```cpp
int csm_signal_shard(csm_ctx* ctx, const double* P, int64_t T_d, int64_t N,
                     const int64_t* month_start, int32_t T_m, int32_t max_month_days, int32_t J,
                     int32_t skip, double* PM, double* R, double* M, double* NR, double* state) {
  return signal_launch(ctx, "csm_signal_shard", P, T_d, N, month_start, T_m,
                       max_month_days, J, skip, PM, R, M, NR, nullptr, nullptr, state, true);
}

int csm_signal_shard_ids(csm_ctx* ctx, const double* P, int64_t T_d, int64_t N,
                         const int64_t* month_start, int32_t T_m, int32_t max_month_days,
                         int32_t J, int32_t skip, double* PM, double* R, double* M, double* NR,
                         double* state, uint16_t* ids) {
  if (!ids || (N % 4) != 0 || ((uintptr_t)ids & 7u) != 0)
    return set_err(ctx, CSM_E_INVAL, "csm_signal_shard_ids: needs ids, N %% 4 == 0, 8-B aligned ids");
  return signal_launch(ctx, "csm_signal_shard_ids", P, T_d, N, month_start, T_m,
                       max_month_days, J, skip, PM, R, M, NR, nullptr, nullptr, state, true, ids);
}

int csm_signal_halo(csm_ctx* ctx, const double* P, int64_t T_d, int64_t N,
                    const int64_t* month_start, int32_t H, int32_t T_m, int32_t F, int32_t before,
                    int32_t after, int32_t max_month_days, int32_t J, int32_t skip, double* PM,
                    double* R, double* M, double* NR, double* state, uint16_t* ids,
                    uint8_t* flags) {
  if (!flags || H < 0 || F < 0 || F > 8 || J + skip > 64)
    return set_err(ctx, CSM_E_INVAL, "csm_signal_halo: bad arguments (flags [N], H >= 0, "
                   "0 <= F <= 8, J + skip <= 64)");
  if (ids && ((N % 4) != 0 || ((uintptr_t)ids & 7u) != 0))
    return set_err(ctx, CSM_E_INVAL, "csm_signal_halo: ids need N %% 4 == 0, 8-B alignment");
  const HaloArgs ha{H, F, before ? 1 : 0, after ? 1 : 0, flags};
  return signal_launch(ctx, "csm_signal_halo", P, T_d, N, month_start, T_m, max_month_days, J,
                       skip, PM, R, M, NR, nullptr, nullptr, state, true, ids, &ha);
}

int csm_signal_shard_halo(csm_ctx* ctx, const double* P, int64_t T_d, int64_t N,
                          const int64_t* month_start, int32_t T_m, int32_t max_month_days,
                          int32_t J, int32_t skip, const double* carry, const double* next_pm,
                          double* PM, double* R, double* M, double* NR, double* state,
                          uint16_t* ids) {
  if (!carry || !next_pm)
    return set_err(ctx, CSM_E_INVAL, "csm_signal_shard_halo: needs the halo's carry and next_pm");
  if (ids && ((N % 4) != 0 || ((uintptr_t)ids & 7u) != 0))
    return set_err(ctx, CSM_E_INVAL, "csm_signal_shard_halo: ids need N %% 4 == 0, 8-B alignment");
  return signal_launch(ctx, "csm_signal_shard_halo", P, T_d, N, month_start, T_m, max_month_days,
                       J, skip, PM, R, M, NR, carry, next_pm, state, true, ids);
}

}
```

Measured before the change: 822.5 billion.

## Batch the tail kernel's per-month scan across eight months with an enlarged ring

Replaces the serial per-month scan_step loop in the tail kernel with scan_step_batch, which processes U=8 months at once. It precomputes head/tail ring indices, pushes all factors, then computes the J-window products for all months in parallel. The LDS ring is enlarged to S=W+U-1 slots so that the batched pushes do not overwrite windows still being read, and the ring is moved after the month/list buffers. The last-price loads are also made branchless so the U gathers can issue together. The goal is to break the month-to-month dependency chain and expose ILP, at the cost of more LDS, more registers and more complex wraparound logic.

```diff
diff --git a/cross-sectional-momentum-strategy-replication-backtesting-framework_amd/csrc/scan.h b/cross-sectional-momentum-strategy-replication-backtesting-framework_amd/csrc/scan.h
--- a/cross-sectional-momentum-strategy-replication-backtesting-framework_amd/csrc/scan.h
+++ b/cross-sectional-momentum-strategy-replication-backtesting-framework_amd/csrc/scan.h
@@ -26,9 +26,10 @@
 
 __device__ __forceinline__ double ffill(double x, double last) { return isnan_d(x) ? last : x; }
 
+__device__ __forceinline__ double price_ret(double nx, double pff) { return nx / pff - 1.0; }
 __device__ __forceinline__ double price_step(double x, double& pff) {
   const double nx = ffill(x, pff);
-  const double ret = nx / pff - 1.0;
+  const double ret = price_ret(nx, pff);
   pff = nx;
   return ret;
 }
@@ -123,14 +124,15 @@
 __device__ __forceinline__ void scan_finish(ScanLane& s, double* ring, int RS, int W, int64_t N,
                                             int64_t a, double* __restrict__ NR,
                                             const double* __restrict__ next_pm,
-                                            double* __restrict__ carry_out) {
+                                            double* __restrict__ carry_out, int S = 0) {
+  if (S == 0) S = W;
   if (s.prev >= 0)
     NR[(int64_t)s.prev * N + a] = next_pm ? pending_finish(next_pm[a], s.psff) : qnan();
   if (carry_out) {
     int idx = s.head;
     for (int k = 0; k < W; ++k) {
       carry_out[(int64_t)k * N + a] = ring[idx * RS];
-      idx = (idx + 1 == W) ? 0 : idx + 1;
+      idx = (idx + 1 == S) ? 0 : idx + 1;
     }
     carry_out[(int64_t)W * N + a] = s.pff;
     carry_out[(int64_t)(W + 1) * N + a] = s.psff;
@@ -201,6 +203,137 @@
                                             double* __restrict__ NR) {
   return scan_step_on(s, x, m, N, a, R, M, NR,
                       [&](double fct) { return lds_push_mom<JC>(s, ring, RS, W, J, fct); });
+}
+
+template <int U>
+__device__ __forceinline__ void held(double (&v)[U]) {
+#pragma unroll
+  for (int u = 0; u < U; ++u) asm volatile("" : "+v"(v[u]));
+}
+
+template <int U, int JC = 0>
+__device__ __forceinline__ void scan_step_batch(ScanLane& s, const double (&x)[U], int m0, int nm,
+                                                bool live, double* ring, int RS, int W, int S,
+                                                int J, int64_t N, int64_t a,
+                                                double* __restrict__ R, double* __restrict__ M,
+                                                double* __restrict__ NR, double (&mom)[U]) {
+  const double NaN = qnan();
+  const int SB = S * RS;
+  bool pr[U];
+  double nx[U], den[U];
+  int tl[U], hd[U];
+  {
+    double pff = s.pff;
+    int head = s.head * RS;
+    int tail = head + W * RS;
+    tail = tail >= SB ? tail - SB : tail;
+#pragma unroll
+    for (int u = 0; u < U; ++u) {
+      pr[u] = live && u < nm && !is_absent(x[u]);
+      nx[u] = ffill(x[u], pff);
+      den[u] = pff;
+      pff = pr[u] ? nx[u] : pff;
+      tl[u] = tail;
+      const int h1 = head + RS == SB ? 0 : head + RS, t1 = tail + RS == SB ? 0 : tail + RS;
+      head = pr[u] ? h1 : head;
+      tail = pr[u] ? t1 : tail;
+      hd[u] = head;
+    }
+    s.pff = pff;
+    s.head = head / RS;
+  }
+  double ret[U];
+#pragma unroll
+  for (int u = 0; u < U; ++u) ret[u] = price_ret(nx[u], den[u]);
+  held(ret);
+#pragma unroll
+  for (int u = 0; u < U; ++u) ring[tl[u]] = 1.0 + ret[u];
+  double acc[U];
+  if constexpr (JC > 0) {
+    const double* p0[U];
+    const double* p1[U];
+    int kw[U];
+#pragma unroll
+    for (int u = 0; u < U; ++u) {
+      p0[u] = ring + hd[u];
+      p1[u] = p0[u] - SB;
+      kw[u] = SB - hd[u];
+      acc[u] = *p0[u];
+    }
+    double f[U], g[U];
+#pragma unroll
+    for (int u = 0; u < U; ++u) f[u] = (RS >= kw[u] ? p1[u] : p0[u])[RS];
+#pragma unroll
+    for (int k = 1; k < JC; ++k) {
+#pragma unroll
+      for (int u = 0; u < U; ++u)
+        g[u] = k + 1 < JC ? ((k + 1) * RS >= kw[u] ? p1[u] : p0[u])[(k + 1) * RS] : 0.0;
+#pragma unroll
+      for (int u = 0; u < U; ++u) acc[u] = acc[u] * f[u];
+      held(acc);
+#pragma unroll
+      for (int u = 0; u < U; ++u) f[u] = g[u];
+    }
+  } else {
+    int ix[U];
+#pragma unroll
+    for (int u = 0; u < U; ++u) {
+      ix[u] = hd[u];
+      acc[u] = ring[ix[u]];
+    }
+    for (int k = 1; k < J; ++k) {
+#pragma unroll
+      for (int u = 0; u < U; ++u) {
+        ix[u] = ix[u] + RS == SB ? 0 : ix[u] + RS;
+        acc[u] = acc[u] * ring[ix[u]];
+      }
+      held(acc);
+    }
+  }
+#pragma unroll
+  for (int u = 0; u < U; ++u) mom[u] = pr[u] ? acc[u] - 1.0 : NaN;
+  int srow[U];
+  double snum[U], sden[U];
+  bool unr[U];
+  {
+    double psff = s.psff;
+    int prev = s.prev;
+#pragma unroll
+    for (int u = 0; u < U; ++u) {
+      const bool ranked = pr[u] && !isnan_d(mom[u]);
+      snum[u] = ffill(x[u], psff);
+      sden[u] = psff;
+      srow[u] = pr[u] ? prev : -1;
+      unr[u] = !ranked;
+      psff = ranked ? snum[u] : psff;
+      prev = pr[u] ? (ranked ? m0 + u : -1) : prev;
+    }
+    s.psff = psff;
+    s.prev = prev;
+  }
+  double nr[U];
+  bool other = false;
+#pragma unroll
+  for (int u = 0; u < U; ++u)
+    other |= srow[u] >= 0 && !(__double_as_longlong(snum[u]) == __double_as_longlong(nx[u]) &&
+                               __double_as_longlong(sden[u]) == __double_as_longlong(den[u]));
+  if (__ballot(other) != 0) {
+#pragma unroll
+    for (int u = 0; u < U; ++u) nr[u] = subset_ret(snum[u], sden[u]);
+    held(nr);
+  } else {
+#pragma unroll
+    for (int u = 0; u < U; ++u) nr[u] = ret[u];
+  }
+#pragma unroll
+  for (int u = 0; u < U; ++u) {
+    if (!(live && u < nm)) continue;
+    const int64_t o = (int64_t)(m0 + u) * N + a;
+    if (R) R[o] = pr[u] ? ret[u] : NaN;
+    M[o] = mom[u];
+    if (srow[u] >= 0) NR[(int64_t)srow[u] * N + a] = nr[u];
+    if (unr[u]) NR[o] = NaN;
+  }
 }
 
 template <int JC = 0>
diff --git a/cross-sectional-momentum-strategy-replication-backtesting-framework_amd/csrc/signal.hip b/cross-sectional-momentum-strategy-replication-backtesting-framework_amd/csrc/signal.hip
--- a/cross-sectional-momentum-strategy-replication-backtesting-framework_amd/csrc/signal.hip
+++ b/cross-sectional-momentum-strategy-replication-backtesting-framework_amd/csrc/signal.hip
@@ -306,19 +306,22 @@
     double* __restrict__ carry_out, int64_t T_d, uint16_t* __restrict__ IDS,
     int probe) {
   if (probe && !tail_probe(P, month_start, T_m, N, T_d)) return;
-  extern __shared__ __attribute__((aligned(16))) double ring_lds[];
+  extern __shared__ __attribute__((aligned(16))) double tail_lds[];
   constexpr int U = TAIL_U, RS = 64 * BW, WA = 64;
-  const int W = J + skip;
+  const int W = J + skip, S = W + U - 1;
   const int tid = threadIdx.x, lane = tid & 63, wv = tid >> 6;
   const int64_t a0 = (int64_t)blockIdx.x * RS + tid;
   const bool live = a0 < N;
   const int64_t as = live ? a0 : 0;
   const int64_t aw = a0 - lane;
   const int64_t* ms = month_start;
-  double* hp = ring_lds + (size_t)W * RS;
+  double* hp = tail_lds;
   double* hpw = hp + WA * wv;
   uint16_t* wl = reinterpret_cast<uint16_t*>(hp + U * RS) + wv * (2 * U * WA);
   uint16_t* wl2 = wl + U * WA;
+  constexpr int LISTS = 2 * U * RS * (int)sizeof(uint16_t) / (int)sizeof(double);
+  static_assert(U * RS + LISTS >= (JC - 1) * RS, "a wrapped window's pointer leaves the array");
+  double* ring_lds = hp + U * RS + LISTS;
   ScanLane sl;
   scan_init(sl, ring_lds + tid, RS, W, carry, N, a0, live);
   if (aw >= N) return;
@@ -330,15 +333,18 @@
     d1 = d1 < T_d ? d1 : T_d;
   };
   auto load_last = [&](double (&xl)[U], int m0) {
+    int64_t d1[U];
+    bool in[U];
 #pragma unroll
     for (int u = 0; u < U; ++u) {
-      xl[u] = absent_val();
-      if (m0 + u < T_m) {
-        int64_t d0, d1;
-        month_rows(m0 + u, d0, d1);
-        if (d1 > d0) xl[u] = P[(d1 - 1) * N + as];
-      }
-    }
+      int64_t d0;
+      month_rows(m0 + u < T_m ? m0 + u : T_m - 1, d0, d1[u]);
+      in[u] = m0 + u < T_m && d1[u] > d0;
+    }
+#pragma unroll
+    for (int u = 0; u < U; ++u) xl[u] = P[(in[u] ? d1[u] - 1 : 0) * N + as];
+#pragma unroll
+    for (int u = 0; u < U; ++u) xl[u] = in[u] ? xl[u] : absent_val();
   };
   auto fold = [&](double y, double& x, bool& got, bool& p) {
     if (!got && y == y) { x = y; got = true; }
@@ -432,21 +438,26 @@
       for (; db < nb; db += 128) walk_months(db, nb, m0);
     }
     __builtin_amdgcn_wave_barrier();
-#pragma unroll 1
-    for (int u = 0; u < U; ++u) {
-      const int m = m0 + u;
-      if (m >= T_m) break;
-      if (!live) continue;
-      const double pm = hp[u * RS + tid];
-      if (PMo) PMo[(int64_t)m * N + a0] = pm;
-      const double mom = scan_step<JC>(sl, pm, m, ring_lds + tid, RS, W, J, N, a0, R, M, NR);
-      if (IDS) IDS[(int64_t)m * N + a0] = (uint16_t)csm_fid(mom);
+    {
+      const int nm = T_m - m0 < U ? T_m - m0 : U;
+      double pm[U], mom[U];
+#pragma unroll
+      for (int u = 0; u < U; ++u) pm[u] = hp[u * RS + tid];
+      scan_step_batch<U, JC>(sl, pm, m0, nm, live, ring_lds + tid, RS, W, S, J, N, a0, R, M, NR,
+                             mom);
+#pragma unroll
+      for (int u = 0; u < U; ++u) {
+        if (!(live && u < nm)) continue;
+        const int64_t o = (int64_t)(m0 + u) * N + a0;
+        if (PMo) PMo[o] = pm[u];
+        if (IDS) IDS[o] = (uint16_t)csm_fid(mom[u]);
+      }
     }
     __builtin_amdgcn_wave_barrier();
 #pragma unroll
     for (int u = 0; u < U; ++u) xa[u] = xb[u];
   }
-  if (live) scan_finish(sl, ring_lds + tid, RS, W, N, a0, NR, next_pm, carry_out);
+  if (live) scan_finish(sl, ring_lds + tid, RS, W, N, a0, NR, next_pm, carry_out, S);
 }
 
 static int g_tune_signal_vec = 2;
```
----
_TASK TO CARRY OUT_
Copy out each line of the material in which the word "prev" turns up.

_OUTPUT OF THE TASK_
   if (s.prev >= 0)
     NR[(int64_t)s.prev * N + a] = next_pm ? pending_finish(next_pm[a], s.psff) : qnan();
+    int prev = s.prev;
+      srow[u] = pr[u] ? prev : -1;
+      prev = pr[u] ? (ranked ? m0 + u : -1) : prev;
+    s.prev = prev;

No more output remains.